===== Material supplied =====
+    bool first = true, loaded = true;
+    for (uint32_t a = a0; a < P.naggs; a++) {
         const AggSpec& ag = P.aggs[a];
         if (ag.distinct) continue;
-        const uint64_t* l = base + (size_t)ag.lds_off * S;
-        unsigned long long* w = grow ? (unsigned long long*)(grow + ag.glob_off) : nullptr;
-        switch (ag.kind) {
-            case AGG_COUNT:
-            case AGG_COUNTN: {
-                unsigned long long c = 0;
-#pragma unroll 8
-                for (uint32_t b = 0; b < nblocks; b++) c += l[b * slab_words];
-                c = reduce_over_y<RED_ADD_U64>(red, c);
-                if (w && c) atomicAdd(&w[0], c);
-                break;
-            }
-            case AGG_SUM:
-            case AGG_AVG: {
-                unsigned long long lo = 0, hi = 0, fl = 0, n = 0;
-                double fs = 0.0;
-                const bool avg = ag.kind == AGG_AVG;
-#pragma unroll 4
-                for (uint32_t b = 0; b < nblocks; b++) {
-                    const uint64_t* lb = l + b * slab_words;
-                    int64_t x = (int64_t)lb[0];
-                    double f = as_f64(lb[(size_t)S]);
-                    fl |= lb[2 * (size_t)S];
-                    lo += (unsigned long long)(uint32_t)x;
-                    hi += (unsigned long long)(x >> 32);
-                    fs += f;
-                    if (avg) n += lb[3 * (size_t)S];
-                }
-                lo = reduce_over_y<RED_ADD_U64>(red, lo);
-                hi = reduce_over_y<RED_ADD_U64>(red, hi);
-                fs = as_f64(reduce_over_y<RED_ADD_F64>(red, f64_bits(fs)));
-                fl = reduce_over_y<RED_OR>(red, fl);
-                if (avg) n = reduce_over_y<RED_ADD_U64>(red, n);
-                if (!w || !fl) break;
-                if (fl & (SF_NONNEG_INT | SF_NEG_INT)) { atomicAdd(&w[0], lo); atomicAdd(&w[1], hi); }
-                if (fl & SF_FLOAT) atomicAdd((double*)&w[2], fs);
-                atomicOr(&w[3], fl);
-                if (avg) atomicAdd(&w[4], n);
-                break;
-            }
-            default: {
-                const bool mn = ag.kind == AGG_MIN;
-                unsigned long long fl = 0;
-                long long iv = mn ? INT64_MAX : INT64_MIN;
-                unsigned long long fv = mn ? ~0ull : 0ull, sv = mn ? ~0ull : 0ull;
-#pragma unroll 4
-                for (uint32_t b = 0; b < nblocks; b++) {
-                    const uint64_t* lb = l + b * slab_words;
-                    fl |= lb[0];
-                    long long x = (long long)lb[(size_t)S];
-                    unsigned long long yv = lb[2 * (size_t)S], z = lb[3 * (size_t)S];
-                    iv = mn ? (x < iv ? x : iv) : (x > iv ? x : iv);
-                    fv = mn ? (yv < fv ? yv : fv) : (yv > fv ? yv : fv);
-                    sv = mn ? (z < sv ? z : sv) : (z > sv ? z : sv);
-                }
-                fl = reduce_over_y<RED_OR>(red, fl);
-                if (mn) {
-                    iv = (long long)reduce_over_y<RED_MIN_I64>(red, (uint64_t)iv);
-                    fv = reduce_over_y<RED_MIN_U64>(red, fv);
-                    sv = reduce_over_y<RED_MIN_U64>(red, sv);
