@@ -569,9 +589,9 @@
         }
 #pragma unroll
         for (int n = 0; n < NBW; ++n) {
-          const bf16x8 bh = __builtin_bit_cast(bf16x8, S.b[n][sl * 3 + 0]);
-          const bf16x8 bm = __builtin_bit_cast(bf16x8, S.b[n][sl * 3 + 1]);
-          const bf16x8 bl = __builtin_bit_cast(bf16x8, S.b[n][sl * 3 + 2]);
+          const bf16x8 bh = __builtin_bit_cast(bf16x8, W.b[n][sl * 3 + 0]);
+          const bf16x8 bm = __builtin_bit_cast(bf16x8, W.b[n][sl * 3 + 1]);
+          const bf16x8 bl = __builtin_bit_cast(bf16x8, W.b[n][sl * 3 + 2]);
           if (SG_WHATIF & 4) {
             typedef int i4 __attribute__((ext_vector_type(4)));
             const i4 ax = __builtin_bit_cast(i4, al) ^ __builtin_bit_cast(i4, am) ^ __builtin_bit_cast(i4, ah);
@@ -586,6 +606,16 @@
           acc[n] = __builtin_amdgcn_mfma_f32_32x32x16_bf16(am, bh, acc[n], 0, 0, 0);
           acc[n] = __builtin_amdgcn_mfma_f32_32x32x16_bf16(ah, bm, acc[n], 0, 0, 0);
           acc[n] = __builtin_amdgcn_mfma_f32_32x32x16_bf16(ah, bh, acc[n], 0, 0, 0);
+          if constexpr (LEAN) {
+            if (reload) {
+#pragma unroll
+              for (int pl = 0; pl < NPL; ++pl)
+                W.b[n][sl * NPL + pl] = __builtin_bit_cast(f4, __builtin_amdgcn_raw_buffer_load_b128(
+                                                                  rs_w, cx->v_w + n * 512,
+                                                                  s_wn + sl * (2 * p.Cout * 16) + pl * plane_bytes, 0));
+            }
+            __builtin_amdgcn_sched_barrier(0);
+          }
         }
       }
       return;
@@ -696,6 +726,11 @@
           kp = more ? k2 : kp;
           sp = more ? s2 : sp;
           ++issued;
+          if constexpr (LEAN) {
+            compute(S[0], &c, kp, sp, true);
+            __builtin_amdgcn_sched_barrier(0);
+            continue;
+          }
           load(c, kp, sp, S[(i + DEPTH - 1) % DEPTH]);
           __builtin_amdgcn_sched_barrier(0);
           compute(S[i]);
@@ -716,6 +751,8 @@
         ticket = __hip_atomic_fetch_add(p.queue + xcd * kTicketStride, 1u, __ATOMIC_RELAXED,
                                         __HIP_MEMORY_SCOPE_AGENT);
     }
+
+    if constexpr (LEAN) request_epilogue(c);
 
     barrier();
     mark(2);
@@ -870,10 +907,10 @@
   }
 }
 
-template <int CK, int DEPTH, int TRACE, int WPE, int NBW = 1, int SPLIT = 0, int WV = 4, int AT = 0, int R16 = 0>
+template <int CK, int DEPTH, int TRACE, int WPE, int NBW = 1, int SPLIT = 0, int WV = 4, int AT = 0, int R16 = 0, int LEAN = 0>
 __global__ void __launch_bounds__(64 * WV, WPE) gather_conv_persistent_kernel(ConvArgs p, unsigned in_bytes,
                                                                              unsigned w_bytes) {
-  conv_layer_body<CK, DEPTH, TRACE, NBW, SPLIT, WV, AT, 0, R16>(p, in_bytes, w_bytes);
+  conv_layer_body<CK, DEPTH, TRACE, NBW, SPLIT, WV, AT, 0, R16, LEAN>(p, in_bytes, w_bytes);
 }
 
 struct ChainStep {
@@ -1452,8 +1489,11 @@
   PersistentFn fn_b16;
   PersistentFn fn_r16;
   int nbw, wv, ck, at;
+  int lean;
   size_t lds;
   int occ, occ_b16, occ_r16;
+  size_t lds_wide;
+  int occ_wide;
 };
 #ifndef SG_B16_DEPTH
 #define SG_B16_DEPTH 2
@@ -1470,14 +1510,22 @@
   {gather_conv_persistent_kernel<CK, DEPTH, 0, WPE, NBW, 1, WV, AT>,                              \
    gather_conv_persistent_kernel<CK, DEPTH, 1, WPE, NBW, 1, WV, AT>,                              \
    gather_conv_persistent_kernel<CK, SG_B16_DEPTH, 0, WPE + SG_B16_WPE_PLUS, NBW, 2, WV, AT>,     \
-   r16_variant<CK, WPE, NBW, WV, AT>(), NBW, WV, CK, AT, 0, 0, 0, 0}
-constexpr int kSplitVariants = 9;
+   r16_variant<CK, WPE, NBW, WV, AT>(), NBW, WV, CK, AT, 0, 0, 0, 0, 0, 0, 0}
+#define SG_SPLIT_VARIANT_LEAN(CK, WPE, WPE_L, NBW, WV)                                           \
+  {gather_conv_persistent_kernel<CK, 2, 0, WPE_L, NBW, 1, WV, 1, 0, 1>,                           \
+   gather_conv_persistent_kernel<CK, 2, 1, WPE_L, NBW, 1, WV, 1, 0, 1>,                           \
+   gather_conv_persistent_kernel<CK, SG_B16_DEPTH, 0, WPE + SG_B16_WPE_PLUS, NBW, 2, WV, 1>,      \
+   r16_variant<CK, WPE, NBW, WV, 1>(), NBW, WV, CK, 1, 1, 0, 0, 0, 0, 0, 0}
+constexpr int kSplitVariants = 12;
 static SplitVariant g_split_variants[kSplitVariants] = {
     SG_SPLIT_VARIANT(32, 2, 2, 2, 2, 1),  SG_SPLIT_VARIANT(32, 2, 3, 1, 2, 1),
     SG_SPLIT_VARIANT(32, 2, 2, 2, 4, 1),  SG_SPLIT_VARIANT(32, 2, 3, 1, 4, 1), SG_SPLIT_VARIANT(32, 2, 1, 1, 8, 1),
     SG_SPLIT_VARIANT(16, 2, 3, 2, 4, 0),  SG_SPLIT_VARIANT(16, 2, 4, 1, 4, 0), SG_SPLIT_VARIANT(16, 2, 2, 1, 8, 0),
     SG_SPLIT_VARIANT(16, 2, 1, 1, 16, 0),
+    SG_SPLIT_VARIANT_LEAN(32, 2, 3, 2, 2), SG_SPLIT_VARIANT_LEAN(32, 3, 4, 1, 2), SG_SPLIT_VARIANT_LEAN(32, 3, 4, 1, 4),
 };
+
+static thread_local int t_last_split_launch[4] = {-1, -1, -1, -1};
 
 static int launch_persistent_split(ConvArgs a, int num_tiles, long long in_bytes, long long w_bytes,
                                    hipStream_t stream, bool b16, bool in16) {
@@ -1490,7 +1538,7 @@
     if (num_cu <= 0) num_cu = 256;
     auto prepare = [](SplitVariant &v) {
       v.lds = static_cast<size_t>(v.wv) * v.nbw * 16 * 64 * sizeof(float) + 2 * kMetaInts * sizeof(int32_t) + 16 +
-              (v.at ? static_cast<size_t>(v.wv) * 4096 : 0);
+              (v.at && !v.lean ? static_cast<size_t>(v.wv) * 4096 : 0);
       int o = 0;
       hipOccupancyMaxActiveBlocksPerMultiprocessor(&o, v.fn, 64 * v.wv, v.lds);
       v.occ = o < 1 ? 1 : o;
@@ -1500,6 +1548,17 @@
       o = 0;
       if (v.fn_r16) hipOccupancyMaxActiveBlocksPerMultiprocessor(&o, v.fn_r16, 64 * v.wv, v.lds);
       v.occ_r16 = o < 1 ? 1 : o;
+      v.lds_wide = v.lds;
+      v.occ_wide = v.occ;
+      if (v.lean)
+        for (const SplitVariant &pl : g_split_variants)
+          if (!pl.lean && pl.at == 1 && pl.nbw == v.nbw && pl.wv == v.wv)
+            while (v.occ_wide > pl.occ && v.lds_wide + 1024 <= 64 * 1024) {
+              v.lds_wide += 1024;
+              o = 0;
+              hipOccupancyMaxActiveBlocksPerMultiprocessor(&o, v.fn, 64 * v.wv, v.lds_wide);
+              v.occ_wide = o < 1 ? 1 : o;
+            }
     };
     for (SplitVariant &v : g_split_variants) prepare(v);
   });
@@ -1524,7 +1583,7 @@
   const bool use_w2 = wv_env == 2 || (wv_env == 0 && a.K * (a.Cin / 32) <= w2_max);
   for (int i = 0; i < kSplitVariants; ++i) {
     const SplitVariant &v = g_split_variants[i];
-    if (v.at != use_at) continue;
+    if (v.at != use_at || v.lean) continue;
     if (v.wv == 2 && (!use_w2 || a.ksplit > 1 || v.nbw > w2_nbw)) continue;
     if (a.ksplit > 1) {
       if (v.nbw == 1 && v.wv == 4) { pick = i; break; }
=====
===== Material supplied =====
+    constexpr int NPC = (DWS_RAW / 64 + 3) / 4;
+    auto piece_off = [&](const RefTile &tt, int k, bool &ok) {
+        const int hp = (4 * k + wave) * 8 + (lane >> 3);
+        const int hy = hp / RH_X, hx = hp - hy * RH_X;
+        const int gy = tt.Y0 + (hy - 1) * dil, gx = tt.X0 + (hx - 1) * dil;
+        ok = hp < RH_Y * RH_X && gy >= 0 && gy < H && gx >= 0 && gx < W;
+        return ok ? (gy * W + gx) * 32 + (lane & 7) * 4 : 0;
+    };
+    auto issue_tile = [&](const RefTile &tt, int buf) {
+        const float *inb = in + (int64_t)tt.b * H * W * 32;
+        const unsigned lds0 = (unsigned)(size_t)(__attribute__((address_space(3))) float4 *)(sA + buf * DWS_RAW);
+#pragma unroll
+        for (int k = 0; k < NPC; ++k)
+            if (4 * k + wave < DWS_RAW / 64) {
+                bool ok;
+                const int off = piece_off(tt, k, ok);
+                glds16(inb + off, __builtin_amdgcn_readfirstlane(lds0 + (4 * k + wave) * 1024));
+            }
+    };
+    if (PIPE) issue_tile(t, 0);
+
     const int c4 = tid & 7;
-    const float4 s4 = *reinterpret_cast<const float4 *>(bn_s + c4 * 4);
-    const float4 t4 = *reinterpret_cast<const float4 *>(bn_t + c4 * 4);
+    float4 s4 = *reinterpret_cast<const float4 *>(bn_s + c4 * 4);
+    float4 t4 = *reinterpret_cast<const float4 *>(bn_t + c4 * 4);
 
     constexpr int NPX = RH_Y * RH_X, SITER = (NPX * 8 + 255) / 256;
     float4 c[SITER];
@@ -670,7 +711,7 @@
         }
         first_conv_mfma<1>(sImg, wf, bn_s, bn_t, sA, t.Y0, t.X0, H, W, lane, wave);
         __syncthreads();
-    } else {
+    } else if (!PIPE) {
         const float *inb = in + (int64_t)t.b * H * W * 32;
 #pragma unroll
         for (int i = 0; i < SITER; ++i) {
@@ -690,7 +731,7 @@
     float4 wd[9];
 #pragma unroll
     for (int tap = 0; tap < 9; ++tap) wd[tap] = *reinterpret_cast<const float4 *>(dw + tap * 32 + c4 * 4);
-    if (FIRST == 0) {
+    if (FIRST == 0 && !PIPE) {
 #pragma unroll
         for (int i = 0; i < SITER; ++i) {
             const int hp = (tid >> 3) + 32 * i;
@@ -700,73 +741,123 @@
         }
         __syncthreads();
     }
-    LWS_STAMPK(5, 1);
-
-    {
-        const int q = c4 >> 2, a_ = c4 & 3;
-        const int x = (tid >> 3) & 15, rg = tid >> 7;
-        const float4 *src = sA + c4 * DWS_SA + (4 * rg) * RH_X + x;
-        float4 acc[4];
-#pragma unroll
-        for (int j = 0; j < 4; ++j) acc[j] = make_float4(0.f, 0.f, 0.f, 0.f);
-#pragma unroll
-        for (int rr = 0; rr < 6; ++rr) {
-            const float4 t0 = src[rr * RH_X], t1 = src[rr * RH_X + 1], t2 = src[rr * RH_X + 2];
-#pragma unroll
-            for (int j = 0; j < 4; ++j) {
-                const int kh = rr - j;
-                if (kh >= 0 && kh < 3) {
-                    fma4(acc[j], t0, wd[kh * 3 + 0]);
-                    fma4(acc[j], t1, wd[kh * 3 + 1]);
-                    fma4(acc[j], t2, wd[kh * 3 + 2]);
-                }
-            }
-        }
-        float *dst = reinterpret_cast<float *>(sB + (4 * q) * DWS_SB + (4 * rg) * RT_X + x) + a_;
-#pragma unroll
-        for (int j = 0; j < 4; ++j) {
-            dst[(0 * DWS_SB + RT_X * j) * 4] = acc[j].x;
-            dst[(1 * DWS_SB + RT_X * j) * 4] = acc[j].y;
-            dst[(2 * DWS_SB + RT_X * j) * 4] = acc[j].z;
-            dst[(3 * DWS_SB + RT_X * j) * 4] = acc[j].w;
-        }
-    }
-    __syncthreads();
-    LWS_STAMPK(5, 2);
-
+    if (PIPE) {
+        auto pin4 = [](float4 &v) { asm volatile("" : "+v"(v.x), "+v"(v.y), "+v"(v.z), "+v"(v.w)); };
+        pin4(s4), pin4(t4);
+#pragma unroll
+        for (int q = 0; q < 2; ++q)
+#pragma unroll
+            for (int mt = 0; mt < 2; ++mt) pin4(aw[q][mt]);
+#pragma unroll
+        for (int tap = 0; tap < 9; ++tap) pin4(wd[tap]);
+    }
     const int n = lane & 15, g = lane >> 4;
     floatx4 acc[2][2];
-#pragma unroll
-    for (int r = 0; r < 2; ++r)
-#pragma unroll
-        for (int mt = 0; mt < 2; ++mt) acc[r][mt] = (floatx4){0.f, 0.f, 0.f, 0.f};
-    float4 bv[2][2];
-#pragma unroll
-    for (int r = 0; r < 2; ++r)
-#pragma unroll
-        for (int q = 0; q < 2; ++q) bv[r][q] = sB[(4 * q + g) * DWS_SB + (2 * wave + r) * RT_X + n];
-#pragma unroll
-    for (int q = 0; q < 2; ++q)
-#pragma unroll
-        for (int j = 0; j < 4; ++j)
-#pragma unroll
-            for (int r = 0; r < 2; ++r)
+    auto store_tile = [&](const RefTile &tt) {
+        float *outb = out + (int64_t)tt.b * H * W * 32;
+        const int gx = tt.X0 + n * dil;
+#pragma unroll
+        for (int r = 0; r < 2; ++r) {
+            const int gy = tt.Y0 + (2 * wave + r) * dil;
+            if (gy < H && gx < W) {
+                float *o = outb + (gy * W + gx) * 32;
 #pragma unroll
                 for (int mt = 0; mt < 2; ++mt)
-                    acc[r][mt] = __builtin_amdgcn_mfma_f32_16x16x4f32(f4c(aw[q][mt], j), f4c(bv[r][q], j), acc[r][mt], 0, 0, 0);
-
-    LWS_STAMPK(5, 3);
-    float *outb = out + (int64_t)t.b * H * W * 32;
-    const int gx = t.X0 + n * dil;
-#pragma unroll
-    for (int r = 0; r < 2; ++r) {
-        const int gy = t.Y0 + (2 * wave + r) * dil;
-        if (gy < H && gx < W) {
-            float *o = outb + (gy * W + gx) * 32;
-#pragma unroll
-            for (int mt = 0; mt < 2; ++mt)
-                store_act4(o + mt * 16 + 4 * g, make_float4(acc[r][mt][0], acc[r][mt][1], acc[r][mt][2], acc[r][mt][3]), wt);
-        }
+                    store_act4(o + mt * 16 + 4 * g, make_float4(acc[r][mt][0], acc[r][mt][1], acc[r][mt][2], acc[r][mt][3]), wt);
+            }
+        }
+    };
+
=====
Work to complete: Of the lines above, retype only those from the line containing "loaded = true;" through the line containing "(size_t)ag.lds_off * S;", including both, exactly.

Solution for this task:
+    bool first = true, loaded = true;
+    for (uint32_t a = a0; a < P.naggs; a++) {
         const AggSpec& ag = P.aggs[a];
         if (ag.distinct) continue;
-        const uint64_t* l = base + (size_t)ag.lds_off * S;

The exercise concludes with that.